This blog was originally posted on the Collective Impact Forum blog. See the original post here.

We’ve all witnessed the importance of culture in organizations. Many leaders have seen their efforts fall apart because their team wasn’t aligned or power dynamics impeded their progress. On the other hand, others have been part of teams that built such a deep sense of trust that they took greater risks and ultimately achieved greater change.

Culture can speed up or slow down progress because, at the end of the day, we’re complex humans working with other complex humans. These same dynamics are at play in collaborative efforts such as collective impact initiatives. If we want to be successful at collective impact, stakeholders must define and tend to a shared culture across the collaborative.

While many of us can attest to the importance of culture from our experience working inside organizations, our research at Community Wealth Partners backs it up. When we examined various transformational initiatives that involved multiple stakeholders, including the anti-malaria movement and anti-smoking movement, in every instance, an intentional culture emerged as a necessary element in achieving dramatic change. And though each culture will be unique, the cultures in these change-making initiatives shared several characteristics:

  • A focus on outcomes
  • Transparency
  • Authenticity
  • Collaboration and partnership
  • Equity and inclusion
  • Continuous learning and improvement
  • Openness to risk and change

Whether your collective is newly formed or has worked together for years, you can take concrete steps to build, strengthen and maintain culture.

How to Build Culture in a Collective

Culture is defined as the “way we do things around here” or, more formally, the values (what we care about) and behaviors (specific actions to live out the values) that guide how we interact. Explicitly stating values and behaviors can help inform a group’s decisions and how individuals interact with each other. It can prove particularly important in moments of tension, grounding groups in shared values and helping them productively work through conflict.

A first step in getting intentional about culture is to start a conversation about what core values guide the group’s collaboration. You’ll want just a few values, ideally no more than five. The clearer and more concise they are, the easier they will be for members of the collective to remember. For example, one of the Arizona Early Childhood Alliance’s values is “respectful dialogue”—it’s short, sweet and easy to recall.
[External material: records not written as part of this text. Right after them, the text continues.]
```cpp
static int sequence_impl(rc_ctx* ctx, int32_t T, const int32_t* len, int32_t off, const float* j2dc, int64_t rs_j2d, const float* accc,
                         int64_t rs_acc, const float* oric, int64_t rs_ori, const float* first_tran, uint32_t flags, float* pose_out,
                         int64_t rs_pose, float* tran_out, int64_t rs_tran, void* stream) {
    std::vector<int> rows_len;
    if (len) {
        rows_len.resize(ctx->B);
        int longest = 0;
        bool same = true;
        for (int b = 0; b < ctx->B; ++b) {
            rows_len[b] = std::max(0, std::min(len[b] - off, T));
            longest = std::max(longest, rows_len[b]);
            same = same && rows_len[b] == rows_len[0];
        }
        if (longest == 0) return RC_OK;
        T = longest;
        if (same) rows_len.clear();
    }
    const int* L = rows_len.empty() ? nullptr : rows_len.data();
    const int* len_d = L ? ctx->seq->row_len_d.get() : nullptr;
    const int32_t kMaxPlanFrames = std::max(8, tune_env("RC_SEQ_MAX_PLAN_FRAMES", 4096));
    if (T > kMaxPlanFrames && ctx->seq->seq_mode && !ctx->prm.live) {
        for (int32_t a = 0; a < T; a += kMaxPlanFrames) {
            const int32_t n = std::min(kMaxPlanFrames, T - a);
            if (int rc = sequence_impl(ctx, n, L ? len : nullptr, off + a, j2dc + (int64_t)a * 99, rs_j2d, accc + (int64_t)a * 18, rs_acc, oric + (int64_t)a * 54, rs_ori,
                                     a == 0 ? first_tran : nullptr, a == 0 ? flags : 0u, pose_out + (int64_t)a * 216, rs_pose,
                                     tran_out + (int64_t)a * 3, rs_tran, stream)) return rc;
        }
        return RC_OK;
    }
    hipStream_t st = (hipStream_t)stream;
    auto io_at = [&](int t) {
        return FrameIO{j2dc + (int64_t)t * 99, accc + (int64_t)t * 18, oric + (int64_t)t * 54, t == 0 ? first_tran : nullptr,
                       pose_out + (int64_t)t * 216, tran_out + (int64_t)t * 3, rs_j2d, rs_acc, rs_ori, rs_pose, rs_tran, len_d, off + t};
    };
    std::vector<int> n_live;
    if (L) {
        n_live.assign((size_t)T + 1, 0);
        for (int b = 0; b < ctx->B; ++b) n_live[L[b]] += 1;
        for (int t = T - 1, run = n_live[T]; t >= 0; --t) { const int ends = n_live[t]; n_live[t] = run; run += ends; }
        n_live.resize(T);
    }
    {
        long long rf = 0;
        if (L) for (int b = 0; b < ctx->B; ++b) rf += L[b]; else rf = (long long)ctx->B * T;
        ctx->seq->stat_row_frames += rf;
    }
    std::vector<unsigned char> mode((size_t)(T > 0 ? T : 0), (unsigned char)SEQ_STEPPED_TR);
    const int B = ctx->B;
    WavePlan wplan;
    int wave2_from = -1;
    const int w0 = ((flags & RC_FLAG_FIRST_FRAME) || first_tran) ? 1 : 0;
    if (ctx->seq->seq_mode && !ctx->prm.live && T >= 2 && T - w0 >= std::max(1, ctx->seq->seq_min_frames)) {
        if (int rc = ensure_wave2_buffers(ctx)) return rc;
        if (!ctx->seq->wave2_valid) if (int rc = build_wave2_problems(ctx)) return rc;
        const size_t need = (size_t)B * T;
        if (need > ctx->seq->scan_cap || !ctx->seq->scan_state_h) {
            HIP_TRY(ctx, hipStreamSynchronize(st));
            if (int rc = reserve_plan_tables(ctx, T)) return rc;
        }
        rc_launch_scan_conf(j2dc, rs_j2d, B, T, ctx->prm.conf_lo, ctx->prm.conf_hi, ctx->seq->scan_codes_d.get(), st, nullptr, len_d, off);
        HIP_TRY(ctx, hipMemcpyAsync(ctx->seq->scan_codes_h.get(), ctx->seq->scan_codes_d.get(), need, hipMemcpyDeviceToHost, st));
        HIP_TRY(ctx, hipMemcpyAsync(ctx->seq->scan_state_h.get(), ctx->fb.first_reach, (size_t)B * sizeof(int), hipMemcpyDeviceToHost, st));
// ... 170 lines not shown
```

### robustcap_amd/net/sig_mp.py

```python
import ctypes as C
import os

import numpy as np
import torch

from .. import _lib
from .. import body as _body
from .. import config as cfg

_PARAM_ATTRS = {"use_flat_floor", "use_vision_updater", "use_imu_updater", "live", "conf_range", "tran_filter_num",
                "contact_threshold", "distrance_threshold", "height_threhold", "update_vision_freq", "use_reproj_opt",
                "smooth"}


class _ModuleView:

    def __init__(self, net, prefix):
        self.__dict__["_net"], self.__dict__["_prefix"] = net, prefix

    def _keys(self):
        return [k for k, _ in cfg.state_dict_spec() if k.startswith(self._prefix + ".")]

    def __getattr__(self, name):
        full = self._prefix + "." + name
# ... 324 lines not shown
                pose, tran = torch.empty(24, 3, 3), torch.empty(3)
                rc = self._lib.rc_live_step(self._ctx, j2dc.data_ptr(), accc.data_ptr(), oric.data_ptr(), None,
                                            _lib.RC_FLAG_FIRST_FRAME if first_frame else 0, pose.data_ptr(), tran.data_ptr())
                if rc:
                    _lib.check(self._ctx, rc, "rc_live_step")
                return pose, tran
            p, t = self.forward_live(j2dc, accc, oric, first_tran, first_frame)
            return p[0], t[0]
        pose, tran = self.forward_batch(j2dc, accc, oric, first_tran, first_frame)
        return pose[0].cpu(), tran[0].cpu()

    @torch.no_grad()
    def forward_live(self, j2dc, accc, oric, first_tran=None, first_frame=False):
        B = self.batch
        self._sync_gravity()
        if not self.__dict__.get("_live_on"):
            torch.cuda.synchronize()
            _lib.check(self._ctx, self._lib.rc_live_begin(self._ctx), "rc_live_begin")
            self.__dict__["_live_on"] = True
        def host(x, n):
            if isinstance(x, torch.Tensor) and x.dtype == torch.float32 and x.device.type == "cpu" and x.is_contiguous() and x.numel() == n:
                return x
            return torch.as_tensor(x, dtype=torch.float32).cpu().reshape(n).contiguous()
        j2dc, accc, oric = host(j2dc, B * 99), host(accc, B * 18), host(oric, B * 54)
        ft = None if first_tran is None else host(first_tran, B * 3)
        pose, tran = torch.empty(B, 24, 3, 3), torch.empty(B, 3)
        rc = self._lib.rc_live_step(self._ctx, j2dc.data_ptr(), accc.data_ptr(), oric.data_ptr(), None if ft is None else ft.data_ptr(),
                                    _lib.RC_FLAG_FIRST_FRAME if first_frame else 0, pose.data_ptr(), tran.data_ptr())
        _lib.check(self._ctx, rc, "rc_live_step")
        return pose, tran

    def fusion_state(self):
        t = torch.empty(self.batch, 5, dtype=torch.int32)
        _lib.check(self._ctx, self._lib.rc_get_fusion_state(self._ctx, _lib.ptr(t), _lib.stream_ptr()), "rc_get_fusion_state")
        return t

    def live_stats(self):
        a, b = C.c_int64(0), C.c_int64(0)
        _lib.check(self._ctx, self._lib.rc_get_live_stats(self._ctx, C.byref(a), C.byref(b)), "rc_get_live_stats")
        return a.value, b.value

    def live_prestep_stats(self):
        a, b = C.c_int64(0), C.c_int32(0)
        _lib.check(self._ctx, self._lib.rc_get_live_prestep(self._ctx, C.byref(a), C.byref(b)), "rc_get_live_prestep")
        return a.value, bool(b.value)

    def live_spin_stats(self):
        a, b = C.c_int64(0), C.c_int64(0)
        _lib.check(self._ctx, self._lib.rc_get_live_spin(self._ctx, C.byref(a), C.byref(b)), "rc_get_live_spin")
        return a.value, b.value

    def live_replayed(self):
        a = C.c_int64(0)
        _lib.check(self._ctx, self._lib.rc_get_live_replayed(self._ctx, C.byref(a)), "rc_get_live_replayed")
        return a.value

    @torch.no_grad()
    def forward_sequence(self, j2dc, accc, oric, first_tran=None, first_frame=False, lengths=None):
        B = self.batch
        T = j2dc.shape[1]
        if lengths is not None:
            lens = np.ascontiguousarray(torch.as_tensor(lengths).detach().cpu().numpy().astype(np.int64).reshape(-1))
            if lens.shape[0] != B or (lens < 0).any() or (lens > T).any():
                raise ValueError(f"lengths: {B} values in 0 .. {T} expected")
            lens = np.ascontiguousarray(lens.astype(np.int32))
        if T == 0:
            return torch.empty(B, 0, 24, 3, 3, device=self.device), torch.empty(B, 0, 3, device=self.device)
        self._sync_gravity()
        (j2dc, rs_j), (accc, rs_a), (oric, rs_o) = self._prep_rows(j2dc, B, T, 99), self._prep_rows(accc, B, T, 18), self._prep_rows(oric, B, T, 54)
        ft = None if first_tran is None else self._prep(first_tran, (B, 3))
        pose = torch.empty(B, T, 24, 3, 3, device=self.device)
        tran = torch.empty(B, T, 3, device=self.device)
        flags = _lib.RC_FLAG_FIRST_FRAME if first_frame else 0
        if lengths is None:
            rc = self._lib.rc_sequence(self._ctx, T, _lib.ptr(j2dc), rs_j, _lib.ptr(accc), rs_a, _lib.ptr(oric), rs_o, _lib.ptr(ft),
                                       flags, _lib.ptr(pose), T * 216, _lib.ptr(tran), T * 3, _lib.stream_ptr())
            _lib.check(self._ctx, rc, "rc_sequence")
        else:
            rc = self._lib.rc_sequence_rows(self._ctx, T, lens.ctypes.data_as(C.c_void_p), _lib.ptr(j2dc), rs_j, _lib.ptr(accc), rs_a,
                                            _lib.ptr(oric), rs_o, _lib.ptr(ft), flags, _lib.ptr(pose), T * 216, _lib.ptr(tran), T * 3,
                                            _lib.stream_ptr())
            _lib.check(self._ctx, rc, "rc_sequence_rows")
        self.__dict__["_keep"] = (j2dc, accc, oric, ft)
        return pose, tran

    def sequence_row_frames(self):
        n = C.c_int64()
        _lib.check(self._ctx, self._lib.rc_get_sequence_row_frames(self._ctx, C.byref(n)), "rc_get_sequence_row_frames")
        return n.value

    @staticmethod
    def default_gemm_mode(total_rows):
        return bool(_lib.load().rc_default_gemm_mode(int(total_rows)))

    def set_gemm_mode(self, split):
        _lib.check(self._ctx, self._lib.rc_set_gemm_mode(self._ctx, int(bool(split))), "rc_set_gemm_mode")
        self.__dict__["_live_on"] = False

    @property
    def gemm_mode(self):
        return int(self._lib.rc_get_gemm_mode(self._ctx))

    def set_sequence_mode(self, enabled=True, min_frames=8, force=False):
        mode = 0 if not enabled else (2 if force else 1)
        _lib.check(self._ctx, self._lib.rc_set_sequence_mode(self._ctx, mode, int(min_frames)), "rc_set_sequence_mode")

    def sequence_stats(self):
        a, b, c = C.c_int64(), C.c_int64(), C.c_int64()
        _lib.check(self._ctx, self._lib.rc_get_sequence_stats(self._ctx, C.byref(a), C.byref(b), C.byref(c)), "rc_get_sequence_stats")
        return a.value, b.value, c.value

    def lstm_step(self, net, x, rows=None):
        spec = {n: (i, h, o) for n, i, h, o in cfg.NETS}[net]
        x = self._prep(x, (self.batch, spec[0]))
        m = None if rows is None else torch.as_tensor(rows).to(device=self.device, dtype=torch.uint8).contiguous()
        y = torch.zeros(self.batch, spec[2], device=self.device)
        _lib.check(self._ctx, self._lib.rc_lstm_step(self._ctx, net.encode(), _lib.ptr(x), _lib.ptr(m), _lib.ptr(y), _lib.stream_ptr()), "rc_lstm_step")
        torch.cuda.current_stream().synchronize()
        return y

    def get_state(self, net):
        H = {n: h for n, _, h, _ in cfg.NETS}[net]
        h = torch.empty(2, self.batch, H)
        c = torch.empty(2, self.batch, H)
        _lib.check(self._ctx, self._lib.rc_get_state(self._ctx, net.encode(), _lib.ptr(h), _lib.ptr(c), _lib.stream_ptr()), "rc_get_state")
        return h, c

    def get_trace(self):
        t = torch.empty(self.batch, 8, dtype=torch.int32)
        _lib.check(self._ctx, self._lib.rc_get_trace(self._ctx, _lib.ptr(t), _lib.stream_ptr()), "rc_get_trace")
        return t

    def gemm_kernel_name(self):
        try:
            lds, other = self.launch_stats()
        except AttributeError:
            lds, other = 0, 0
        if lds > 0:
            return "rc_gemm_lds_kernel"
        try:
            w = C.c_int64()
            _lib.check(self._ctx, self._lib.rc_get_launch_stats_w32(self._ctx, C.byref(w)), "rc_get_launch_stats_w32")
            if w.value > 0:
                return "rc_gemm_split48_w32_kernel"
        except AttributeError:
            pass
        return "rc_gemm_split_kernel" if self.gemm_mode else "rc_gemm_kernel"

    def launch_stats(self):
        a, b = C.c_int64(), C.c_int64()
        _lib.check(self._ctx, self._lib.rc_get_launch_stats(self._ctx, C.byref(a), C.byref(b)), "rc_get_launch_stats")
        return a.value, b.value

    def set_resident(self, enable=True, workgroups=0):
        _lib.check(self._ctx, self._lib.rc_set_resident(self._ctx, 1 if enable else 0, int(workgroups)), "rc_set_resident")

    def resident_stats(self):
        a, b = C.c_int64(), C.c_int64()
        _lib.check(self._ctx, self._lib.rc_get_resident_stats(self._ctx, C.byref(a), C.byref(b)), "rc_get_resident_stats")
        return a.value, b.value

    def gemm_timing(self, enable):
        _lib.check(self._ctx, self._lib.rc_gemm_timing(self._ctx, int(enable)), "rc_gemm_timing")

    def gemm_timing_read(self):
        ms, n = C.c_double(), C.c_int64()
        _lib.check(self._ctx, self._lib.rc_gemm_timing_read(self._ctx, C.byref(ms), C.byref(n)), "rc_gemm_timing_read")
        return ms.value, n.value

    def gemm_timing_busy(self):
        ms = C.c_double()
        _lib.check(self._ctx, self._lib.rc_gemm_timing_busy(self._ctx, C.byref(ms)), "rc_gemm_timing_busy")
        return ms.value

    def __del__(self):
        ctx = self.__dict__.get("_ctx")
        if ctx:
            self._lib.rc_destroy(ctx)
            self.__dict__["_ctx"] = None
```

Measured before the change: 1.282 million body-frames/s.

## Shrink LDS-GEMM split-K slab pool, split resident regions, add optional NT weight loads

Halves the per-tile split-K slab size, sizes launch and resident slab regions separately, and keeps resident ticks in their own four-region pool. The aim is a smaller scratch footprint that stays in cache. The pool is now allocated up front at weight-finalize time instead of lazily on first use. Also adds non-temporal variants of the weight-to-LDS loads behind an env flag, off by default, plus a query API for the pool. The fixed tile counts risk overflow if problem shapes exceed the assumed tile budget; the self-test only checks this for the resident path.

```diff
diff --git a/include/robustcap_hip.h b/include/robustcap_hip.h
--- a/include/robustcap_hip.h
+++ b/include/robustcap_hip.h
@@ -71,6 +71,7 @@
 int rc_get_sequence_stats(rc_ctx* ctx, int64_t* wave_frames, int64_t* stepped_frames, int64_t* ticks);
 int rc_get_launch_stats(rc_ctx* ctx, int64_t* lds_launches, int64_t* other_wide_launches);
 int rc_get_launch_stats_w32(rc_ctx* ctx, int64_t* w32_launches);
+int rc_get_lds_pool(rc_ctx* ctx, int64_t* slab_bytes, int32_t* regions, int32_t* weight_nt);
 int rc_set_resident(rc_ctx* ctx, int32_t enable, int32_t workgroups);
 int rc_get_resident_stats(rc_ctx* ctx, int64_t* segments, int64_t* aborts);
 int rc_plan_sequence(const int8_t* codes, int32_t B, int32_t T, const int32_t* pend, uint32_t flags, int32_t use_vision_updater,
diff --git a/robustcap_amd/_lib.py b/robustcap_amd/_lib.py
--- a/robustcap_amd/_lib.py
+++ b/robustcap_amd/_lib.py
@@ -54,6 +54,7 @@
     "rc_get_sequence_stats": (_I32, [_P, C.POINTER(_I64), C.POINTER(_I64), C.POINTER(_I64)]),
     "rc_get_launch_stats": (_I32, [_P, C.POINTER(_I64), C.POINTER(_I64)]),
     "rc_get_launch_stats_w32": (_I32, [_P, C.POINTER(_I64)]),
+    "rc_get_lds_pool": (_I32, [_P, C.POINTER(_I64), C.POINTER(_I32), C.POINTER(_I32)]),
     "rc_set_resident": (_I32, [_P, _I32, _I32]),
     "rc_get_resident_stats": (_I32, [_P, C.POINTER(_I64), C.POINTER(_I64)]),
     "rc_plan_sequence": (_I32, [_P, _I32, _I32, _P, _U32, _I32, _P]),
@@ -128,7 +129,7 @@
 _lib = None
 
 
-OPTIONAL_IN_AB_BUILDS = frozenset({"rc_get_launch_stats_w32", "rc_set_resident", "rc_get_resident_stats", "rc_get_launch_stats", "rc_get_live_spin", "rc_get_live_replayed", "rc_get_live_profile", "rc_get_live_last_profile",
+OPTIONAL_IN_AB_BUILDS = frozenset({"rc_get_launch_stats_w32", "rc_get_lds_pool", "rc_set_resident", "rc_get_resident_stats", "rc_get_launch_stats", "rc_get_live_spin", "rc_get_live_replayed", "rc_get_live_profile", "rc_get_live_last_profile",
                                    "rc_get_live_prestep"})
 
 
diff --git a/robustcap_amd/csrc/rc_api.cpp b/robustcap_amd/csrc/rc_api.cpp
--- a/robustcap_amd/csrc/rc_api.cpp
+++ b/robustcap_amd/csrc/rc_api.cpp
@@ -561,7 +561,8 @@
     ctx->have_weights = true;
     const bool aw = ctx->alloc_weights;
     ctx->alloc_weights = false;
-    const int rc_pre = seq_prepare(ctx);
+    int rc_pre = seq_prepare(ctx);
+    if (!rc_pre) rc_pre = gemm_prepare(ctx);
     ctx->alloc_weights = aw;
     if (rc_pre) return rc_pre;
     HIP_TRY(ctx, hipDeviceSynchronize());
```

The next step is determining how these values can be lived out through behaviors. While many groups recognize the importance of clarifying their values, few articulate associated behaviors. Yet getting detailed on what, exactly, collaborative members can do to live out values is crucial to turning lofty ideas into clear action. When articulating behaviors, make sure to keep the group’s broader goals in mind and tie behaviors to the outcomes you’re seeking. Group members might start a discussion about behaviors by asking themselves: What are the behaviors I expect of my partners and to which I’m also willing to hold myself accountable? One of the ways the Arizona Early Childhood Alliance wanted to demonstrate their value of “respectful dialogue” was to “seek first to understand and then to be understood.” Aligning on these behaviors is important, but perhaps even more critical is building commitment among all group members to hold themselves and each other accountable to them.

Adapted from the Stanford Social Innovation Review article “Cocreating a Change-Making Culture.”

These conversations provide a great opportunity to address power dynamics, which can limit a group’s progress. Power dynamics inevitably exist—between funders and grantees or around race, gender, sexual orientation, ability, socioeconomic status and other identities. As a group, discuss structures that might help you recognize, equalize and manage power dynamics. For example, the Kauffman Foundation’s Early Education Funders Collaborative adopted a one-vote policy in which all funders, regardless of the size of their grant, would have the same decision-making power. Other collaboratives have created shared-leadership structures and rotating leadership roles.

How to Maintain Culture

Culture-building isn’t a task or onetime project. You must continually nurture culture and revisit it. It helps to create mechanisms to recognize when the culture is being lived out and when the group falls short. This might include shout-outs in meetings where team members recognize moments in which they’ve seen each other uphold the values or a space for team members to share feedback with each other. The culture will be tested as the group welcomes new members, shifts its strategies and responds to new dynamics. As new members join the collective, you’ll also want to give them an opportunity to shape and commit to the culture. It also helps to revisit the behaviors and ensure they’re leading to the collaborative’s desired results. We’ve found it helpful to go through the process of revisiting values and behaviors as often as every three years.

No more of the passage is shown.